> **Task to carry out**: Could you please write out the data shown below, exactly and in full?

►

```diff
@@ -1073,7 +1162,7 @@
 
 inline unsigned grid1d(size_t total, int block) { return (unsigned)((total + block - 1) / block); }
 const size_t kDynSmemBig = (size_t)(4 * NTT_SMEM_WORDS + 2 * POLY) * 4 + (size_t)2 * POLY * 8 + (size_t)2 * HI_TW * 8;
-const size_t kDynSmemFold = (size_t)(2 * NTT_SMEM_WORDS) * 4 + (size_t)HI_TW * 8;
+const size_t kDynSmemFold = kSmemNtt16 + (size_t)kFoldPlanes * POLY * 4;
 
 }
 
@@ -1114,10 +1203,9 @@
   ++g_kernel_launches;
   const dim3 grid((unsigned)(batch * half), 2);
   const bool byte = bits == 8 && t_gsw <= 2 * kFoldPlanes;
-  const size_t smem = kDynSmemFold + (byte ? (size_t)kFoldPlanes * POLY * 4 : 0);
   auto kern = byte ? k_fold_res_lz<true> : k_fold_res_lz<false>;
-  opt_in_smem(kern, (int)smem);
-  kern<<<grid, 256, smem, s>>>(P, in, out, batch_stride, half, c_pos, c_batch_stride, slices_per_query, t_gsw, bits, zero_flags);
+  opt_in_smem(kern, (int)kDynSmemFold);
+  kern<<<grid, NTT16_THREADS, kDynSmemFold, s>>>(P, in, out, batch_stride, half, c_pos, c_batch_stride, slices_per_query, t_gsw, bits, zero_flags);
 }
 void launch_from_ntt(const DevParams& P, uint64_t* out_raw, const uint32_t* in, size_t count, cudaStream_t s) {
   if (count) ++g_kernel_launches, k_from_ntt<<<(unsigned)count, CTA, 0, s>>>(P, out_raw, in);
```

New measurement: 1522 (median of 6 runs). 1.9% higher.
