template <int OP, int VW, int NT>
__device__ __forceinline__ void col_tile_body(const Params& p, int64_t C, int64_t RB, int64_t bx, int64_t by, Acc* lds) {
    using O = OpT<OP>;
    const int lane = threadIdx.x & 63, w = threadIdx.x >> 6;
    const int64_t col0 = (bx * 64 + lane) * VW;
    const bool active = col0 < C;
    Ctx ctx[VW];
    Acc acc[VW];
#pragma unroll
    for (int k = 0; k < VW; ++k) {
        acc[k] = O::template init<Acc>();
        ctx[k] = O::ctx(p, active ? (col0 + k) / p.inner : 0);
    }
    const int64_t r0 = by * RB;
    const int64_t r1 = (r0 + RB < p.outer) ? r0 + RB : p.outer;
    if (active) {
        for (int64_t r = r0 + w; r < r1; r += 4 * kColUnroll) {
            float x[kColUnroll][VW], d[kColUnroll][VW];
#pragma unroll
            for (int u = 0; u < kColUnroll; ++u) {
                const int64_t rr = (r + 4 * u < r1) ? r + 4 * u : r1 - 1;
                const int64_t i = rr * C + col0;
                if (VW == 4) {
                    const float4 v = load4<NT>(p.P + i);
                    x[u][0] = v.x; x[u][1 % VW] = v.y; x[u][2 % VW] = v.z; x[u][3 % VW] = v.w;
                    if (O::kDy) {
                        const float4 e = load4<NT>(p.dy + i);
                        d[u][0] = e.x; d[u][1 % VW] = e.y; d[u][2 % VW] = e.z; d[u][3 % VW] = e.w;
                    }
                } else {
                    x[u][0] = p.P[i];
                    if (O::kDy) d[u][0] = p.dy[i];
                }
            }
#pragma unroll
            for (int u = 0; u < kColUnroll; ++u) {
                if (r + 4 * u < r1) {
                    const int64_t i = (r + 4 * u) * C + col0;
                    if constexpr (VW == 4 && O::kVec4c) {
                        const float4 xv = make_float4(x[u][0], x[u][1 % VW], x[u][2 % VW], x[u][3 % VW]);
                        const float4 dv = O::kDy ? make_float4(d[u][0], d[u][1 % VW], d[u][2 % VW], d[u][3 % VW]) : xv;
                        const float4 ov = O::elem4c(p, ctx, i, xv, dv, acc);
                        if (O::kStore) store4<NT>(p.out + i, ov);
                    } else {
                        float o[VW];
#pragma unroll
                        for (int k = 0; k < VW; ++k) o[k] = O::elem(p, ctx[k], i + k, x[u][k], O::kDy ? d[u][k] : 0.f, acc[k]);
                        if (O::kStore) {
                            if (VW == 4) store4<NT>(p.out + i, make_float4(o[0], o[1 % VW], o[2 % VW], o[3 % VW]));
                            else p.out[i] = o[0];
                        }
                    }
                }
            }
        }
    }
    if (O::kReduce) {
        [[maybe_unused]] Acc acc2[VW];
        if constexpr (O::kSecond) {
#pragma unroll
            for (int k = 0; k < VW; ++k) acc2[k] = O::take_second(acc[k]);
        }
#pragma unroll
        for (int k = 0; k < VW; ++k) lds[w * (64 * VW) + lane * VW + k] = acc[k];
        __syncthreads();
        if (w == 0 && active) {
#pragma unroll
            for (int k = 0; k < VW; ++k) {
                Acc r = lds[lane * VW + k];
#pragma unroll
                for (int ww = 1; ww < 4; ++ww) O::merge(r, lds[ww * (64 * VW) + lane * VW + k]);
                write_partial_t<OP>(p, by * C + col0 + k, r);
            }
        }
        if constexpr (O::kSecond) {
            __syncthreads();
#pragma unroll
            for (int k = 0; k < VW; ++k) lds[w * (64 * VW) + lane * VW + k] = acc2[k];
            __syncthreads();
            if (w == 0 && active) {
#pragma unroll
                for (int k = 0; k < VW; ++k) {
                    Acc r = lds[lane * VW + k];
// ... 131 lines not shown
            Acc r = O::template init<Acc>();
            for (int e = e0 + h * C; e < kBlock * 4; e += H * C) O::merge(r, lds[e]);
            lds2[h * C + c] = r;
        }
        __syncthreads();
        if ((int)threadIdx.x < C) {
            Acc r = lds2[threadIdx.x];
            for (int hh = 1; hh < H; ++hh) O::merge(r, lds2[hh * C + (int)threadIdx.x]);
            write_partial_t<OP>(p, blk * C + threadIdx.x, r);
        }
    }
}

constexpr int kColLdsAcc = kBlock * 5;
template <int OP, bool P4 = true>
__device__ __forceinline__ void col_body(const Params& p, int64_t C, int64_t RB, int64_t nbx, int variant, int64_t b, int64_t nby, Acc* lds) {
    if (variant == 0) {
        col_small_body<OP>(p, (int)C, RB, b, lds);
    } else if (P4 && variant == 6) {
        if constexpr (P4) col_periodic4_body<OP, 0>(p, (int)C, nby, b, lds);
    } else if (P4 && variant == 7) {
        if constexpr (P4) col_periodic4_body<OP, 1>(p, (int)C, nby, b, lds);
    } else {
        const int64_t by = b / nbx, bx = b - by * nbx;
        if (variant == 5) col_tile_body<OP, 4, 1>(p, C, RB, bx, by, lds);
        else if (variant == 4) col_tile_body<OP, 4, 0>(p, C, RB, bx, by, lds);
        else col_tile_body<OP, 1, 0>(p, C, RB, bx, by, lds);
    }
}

◄

> **Output**:
```diff
@@ -1073,7 +1162,7 @@
 
 inline unsigned grid1d(size_t total, int block) { return (unsigned)((total + block - 1) / block); }
 const size_t kDynSmemBig = (size_t)(4 * NTT_SMEM_WORDS + 2 * POLY) * 4 + (size_t)2 * POLY * 8 + (size_t)2 * HI_TW * 8;
-const size_t kDynSmemFold = (size_t)(2 * NTT_SMEM_WORDS) * 4 + (size_t)HI_TW * 8;
+const size_t kDynSmemFold = kSmemNtt16 + (size_t)kFoldPlanes * POLY * 4;
 
 }
 
@@ -1114,10 +1203,9 @@
   ++g_kernel_launches;
   const dim3 grid((unsigned)(batch * half), 2);
   const bool byte = bits == 8 && t_gsw <= 2 * kFoldPlanes;
-  const size_t smem = kDynSmemFold + (byte ? (size_t)kFoldPlanes * POLY * 4 : 0);
   auto kern = byte ? k_fold_res_lz<true> : k_fold_res_lz<false>;
-  opt_in_smem(kern, (int)smem);
-  kern<<<grid, 256, smem, s>>>(P, in, out, batch_stride, half, c_pos, c_batch_stride, slices_per_query, t_gsw, bits, zero_flags);
+  opt_in_smem(kern, (int)kDynSmemFold);
+  kern<<<grid, NTT16_THREADS, kDynSmemFold, s>>>(P, in, out, batch_stride, half, c_pos, c_batch_stride, slices_per_query, t_gsw, bits, zero_flags);
 }
 void launch_from_ntt(const DevParams& P, uint64_t* out_raw, const uint32_t* in, size_t count, cudaStream_t s) {
   if (count) ++g_kernel_launches, k_from_ntt<<<(unsigned)count, CTA, 0, s>>>(P, out_raw, in);
```

New measurement: 1522 (median of 6 runs). 1.9% higher.
template <int OP, int VW, int NT>
__device__ __forceinline__ void col_tile_body(const Params& p, int64_t C, int64_t RB, int64_t bx, int64_t by, Acc* lds) {
    using O = OpT<OP>;
    const int lane = threadIdx.x & 63, w = threadIdx.x >> 6;
    const int64_t col0 = (bx * 64 + lane) * VW;
    const bool active = col0 < C;
    Ctx ctx[VW];
    Acc acc[VW];
#pragma unroll
    for (int k = 0; k < VW; ++k) {
        acc[k] = O::template init<Acc>();
        ctx[k] = O::ctx(p, active ? (col0 + k) / p.inner : 0);
    }
    const int64_t r0 = by * RB;
    const int64_t r1 = (r0 + RB < p.outer) ? r0 + RB : p.outer;
    if (active) {
        for (int64_t r = r0 + w; r < r1; r += 4 * kColUnroll) {
            float x[kColUnroll][VW], d[kColUnroll][VW];
#pragma unroll
            for (int u = 0; u < kColUnroll; ++u) {
                const int64_t rr = (r + 4 * u < r1) ? r + 4 * u : r1 - 1;
                const int64_t i = rr * C + col0;
                if (VW == 4) {
                    const float4 v = load4<NT>(p.P + i);
                    x[u][0] = v.x; x[u][1 % VW] = v.y; x[u][2 % VW] = v.z; x[u][3 % VW] = v.w;
                    if (O::kDy) {
                        const float4 e = load4<NT>(p.dy + i);
                        d[u][0] = e.x; d[u][1 % VW] = e.y; d[u][2 % VW] = e.z; d[u][3 % VW] = e.w;
                    }
                } else {
                    x[u][0] = p.P[i];
                    if (O::kDy) d[u][0] = p.dy[i];
                }
            }
#pragma unroll
            for (int u = 0; u < kColUnroll; ++u) {
                if (r + 4 * u < r1) {
                    const int64_t i = (r + 4 * u) * C + col0;
                    if constexpr (VW == 4 && O::kVec4c) {
                        const float4 xv = make_float4(x[u][0], x[u][1 % VW], x[u][2 % VW], x[u][3 % VW]);
                        const float4 dv = O::kDy ? make_float4(d[u][0], d[u][1 % VW], d[u][2 % VW], d[u][3 % VW]) : xv;
                        const float4 ov = O::elem4c(p, ctx, i, xv, dv, acc);
                        if (O::kStore) store4<NT>(p.out + i, ov);
                    } else {
                        float o[VW];
#pragma unroll
                        for (int k = 0; k < VW; ++k) o[k] = O::elem(p, ctx[k], i + k, x[u][k], O::kDy ? d[u][k] : 0.f, acc[k]);
                        if (O::kStore) {
                            if (VW == 4) store4<NT>(p.out + i, make_float4(o[0], o[1 % VW], o[2 % VW], o[3 % VW]));
                            else p.out[i] = o[0];
                        }
                    }
                }
            }
        }
    }
    if (O::kReduce) {
        [[maybe_unused]] Acc acc2[VW];
        if constexpr (O::kSecond) {
#pragma unroll
            for (int k = 0; k < VW; ++k) acc2[k] = O::take_second(acc[k]);
        }
#pragma unroll
        for (int k = 0; k < VW; ++k) lds[w * (64 * VW) + lane * VW + k] = acc[k];
        __syncthreads();
        if (w == 0 && active) {
#pragma unroll
            for (int k = 0; k < VW; ++k) {
                Acc r = lds[lane * VW + k];
#pragma unroll
                for (int ww = 1; ww < 4; ++ww) O::merge(r, lds[ww * (64 * VW) + lane * VW + k]);
                write_partial_t<OP>(p, by * C + col0 + k, r);
            }
        }
        if constexpr (O::kSecond) {
            __syncthreads();
#pragma unroll
            for (int k = 0; k < VW; ++k) lds[w * (64 * VW) + lane * VW + k] = acc2[k];
            __syncthreads();
            if (w == 0 && active) {
#pragma unroll
                for (int k = 0; k < VW; ++k) {
                    Acc r = lds[lane * VW + k];
// ... 131 lines not shown
            Acc r = O::template init<Acc>();
            for (int e = e0 + h * C; e < kBlock * 4; e += H * C) O::merge(r, lds[e]);
            lds2[h * C + c] = r;
        }
        __syncthreads();
        if ((int)threadIdx.x < C) {
            Acc r = lds2[threadIdx.x];
            for (int hh = 1; hh < H; ++hh) O::merge(r, lds2[hh * C + (int)threadIdx.x]);
            write_partial_t<OP>(p, blk * C + threadIdx.x, r);
        }
    }
}

constexpr int kColLdsAcc = kBlock * 5;
template <int OP, bool P4 = true>
__device__ __forceinline__ void col_body(const Params& p, int64_t C, int64_t RB, int64_t nbx, int variant, int64_t b, int64_t nby, Acc* lds) {
    if (variant == 0) {
        col_small_body<OP>(p, (int)C, RB, b, lds);
    } else if (P4 && variant == 6) {
        if constexpr (P4) col_periodic4_body<OP, 0>(p, (int)C, nby, b, lds);
    } else if (P4 && variant == 7) {
        if constexpr (P4) col_periodic4_body<OP, 1>(p, (int)C, nby, b, lds);
    } else {
        const int64_t by = b / nbx, bx = b - by * nbx;
        if (variant == 5) col_tile_body<OP, 4, 1>(p, C, RB, bx, by, lds);
        else if (variant == 4) col_tile_body<OP, 4, 0>(p, C, RB, bx, by, lds);
        else col_tile_body<OP, 1, 0>(p, C, RB, bx, by, lds);
    }
}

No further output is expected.